# How much you make for Postmates, Doordash, Caviar in Philadelphia?



## Hybrids (Jan 24, 2016)

I was deactivated by Uber and Lyft because of the traffic ticket. I tried to get a real job but still don't get one because my English is suck. Trying working for Postmates in Jersey City and average only $7/hr before gas. Trying again in Brooklyn and got about $9/hr before gas & toll. Really really depressed right now.

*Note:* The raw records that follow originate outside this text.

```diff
@@ -228,10 +236,19 @@
     return with_tile_major(op, s, k, p);
 }
 
+static inline LaunchPlan with_drain_split(const PlanShape& s, const PlanKnobs& k, LaunchPlan p) {
+    if (p.xcd_affine != 1 || p.stage_out <= 0 || p.ordered || p.flat_bags > 0 || !s.even) return p;
+    int split = 1;
+    while (split * 2 <= k.drain_split && split * 2 * s.NG <= p.bags_per_block && p.bags_per_block % (split * 2) == 0) split *= 2;
+    p.drain_split = split;
+    p.round_wgs = split > 1 && k.round_wgs > 0 ? k.round_wgs : 0;
+    return p;
+}
+
 static inline LaunchPlan plan_forward(const pm_embbag_batch& op, const PlanShape& s, const PlanKnobs& k) {
     LaunchPlan p = forward_geometry(op, s, k);
     p.unroll = k.unroll != 0 ? k.unroll : small_request_unroll(op, s, p);
-    return p;
+    return with_drain_split(s, k, p);
 }
 static inline LaunchPlan plan_forward(const pm_embbag_batch& op, int elem_dtype, const PlanKnobs& k) {
     return plan_forward(op, plan_shape(op, elem_dtype, k), k);
@@ -328,6 +345,35 @@
 constexpr int64_t gather_block_tile(int64_t bid, int64_t total, bool xcd_contiguous) {
     return !xcd_contiguous ? bid : (bid % kXcds) * (total / kXcds) + ((bid % kXcds) < (total % kXcds) ? (bid % kXcds) : (total % kXcds)) + bid / kXcds;
 }
+struct BlockTile {
+    int32_t table, tile;
+    int32_t part, parts;
+};
+constexpr BlockTile drain_block_tile(int32_t bid, int32_t T, int32_t tiles_per_table, int32_t R, int32_t S) {
+    const int32_t main_grid = T * tiles_per_table;
+    const int32_t slots = T / kXcds * tiles_per_table;
+    const int32_t drain = S > 1 ? slots % R : 0;
+    int32_t xcd = bid % kXcds, slot = bid / kXcds, part = 0;
+    if (bid >= main_grid) {
+        const int32_t e = bid - main_grid;
+        xcd = e % kXcds;
+        slot = slots - drain + (e / kXcds) / (S - 1);
+        part = 1 + (e / kXcds) % (S - 1);
+    }
+    return BlockTile{xcd + kXcds * (slot / tiles_per_table), slot % tiles_per_table, part, slot >= slots - drain ? S : 1};
+}
+struct DrainSplit {
+    int32_t round_wgs, drain_split;
+    int32_t extra_blocks;
+};
+constexpr DrainSplit resolve_drain_split(int32_t T, int32_t tiles_per_table, int32_t R, int32_t want_split) {
+    if (R <= 0 || T % kXcds != 0 || tiles_per_table <= 0 || want_split <= 1) return DrainSplit{0, 0, 0};
+    const int64_t slots = static_cast<int64_t>(T / kXcds) * tiles_per_table;
+    const int64_t extra = kXcds * (slots % R) * (want_split - 1);
+    if (slots <= R || extra == 0 || static_cast<int64_t>(T) * tiles_per_table + extra > kMaxGrid) return DrainSplit{0, 0, 0};
+    return DrainSplit{R, want_split, static_cast<int32_t>(extra)};
+}
+
 static inline GatherPlan plan_gather(const pm_embbag_batch& op, int elem_dtype, const PlanKnobs& k) {
     GatherPlan g = {};
     g.vec = (elem_dtype == PM_F32) ? 4 : 8;
diff --git a/param_amd/csrc/pm_experiments.h b/param_amd/csrc/pm_experiments.h
--- a/param_amd/csrc/pm_experiments.h
+++ b/param_amd/csrc/pm_experiments.h
@@ -14,8 +14,13 @@
     if (drain) asm volatile("s_waitcnt vmcnt(0) lgkmcnt(0)" ::: "memory");
     if (threadIdx.x == 0 && wg < static_cast<unsigned>(kTraceWgs)) g_trace[wg * kTraceSlots + slot] = __builtin_amdgcn_s_memrealtime();
 }
+__device__ __forceinline__ void stamp_value(unsigned wg, int slot, unsigned long long v) {
+    if (threadIdx.x == 0 && wg < static_cast<unsigned>(kTraceWgs)) g_trace[wg * kTraceSlots + slot] = v;
 }
 }
+}
+#define PM_STAMP_VALUE(wg, slot, v) pm::exp::stamp_value((wg), (slot), (v))
+#define PM_XCC_ID() __builtin_amdgcn_s_getreg((3 << 11) | (0 << 6) | 20)
 #define PM_STAMP(wg, slot) pm::exp::stamp((wg), (slot), false)
 #define PM_STAMP_DRAINED(wg, slot) pm::exp::stamp((wg), (slot), true)
 #define PM_DEFINE_TRACE_READER(fn)                                                                                                      \
@@ -34,5 +39,6 @@
 #else
 #define PM_STAMP(wg, slot) ((void)0)
 #define PM_STAMP_DRAINED(wg, slot) ((void)0)
+#define PM_STAMP_VALUE(wg, slot, v) ((void)0)
 #define PM_DEFINE_TRACE_READER(fn)
 #endif
```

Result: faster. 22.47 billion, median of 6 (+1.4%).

Want to know how much I would make for a delivery job in Philadelphia?


----------



## vegasheat (Jul 13, 2016)

You are in the United States work in your English and many more doors should open up for you.


----------



## Marcello philly (Feb 23, 2017)

Delivery job averaging in Philly 14$ an hour if u work in a pizza shop . I tried Uber eats nd is not bad .


----------



## OJL (Jun 10, 2017)

Hybrids said:


> I was deactivated by Uber and Lyft because of the traffic ticket. I tried to get a real job but still don't get one because my English is suck. Trying working for Postmates in Jersey City and average only $7/hr before gas. Trying again in Brooklyn and got about $9/hr before gas & toll. Really really depressed right now. Want to know how much I would make for a delivery job in Philadelphia?


Zero! There are too many out-of-towners already. They drive all the way to Philly, thinking its going to be more money but waste time and gas!


----------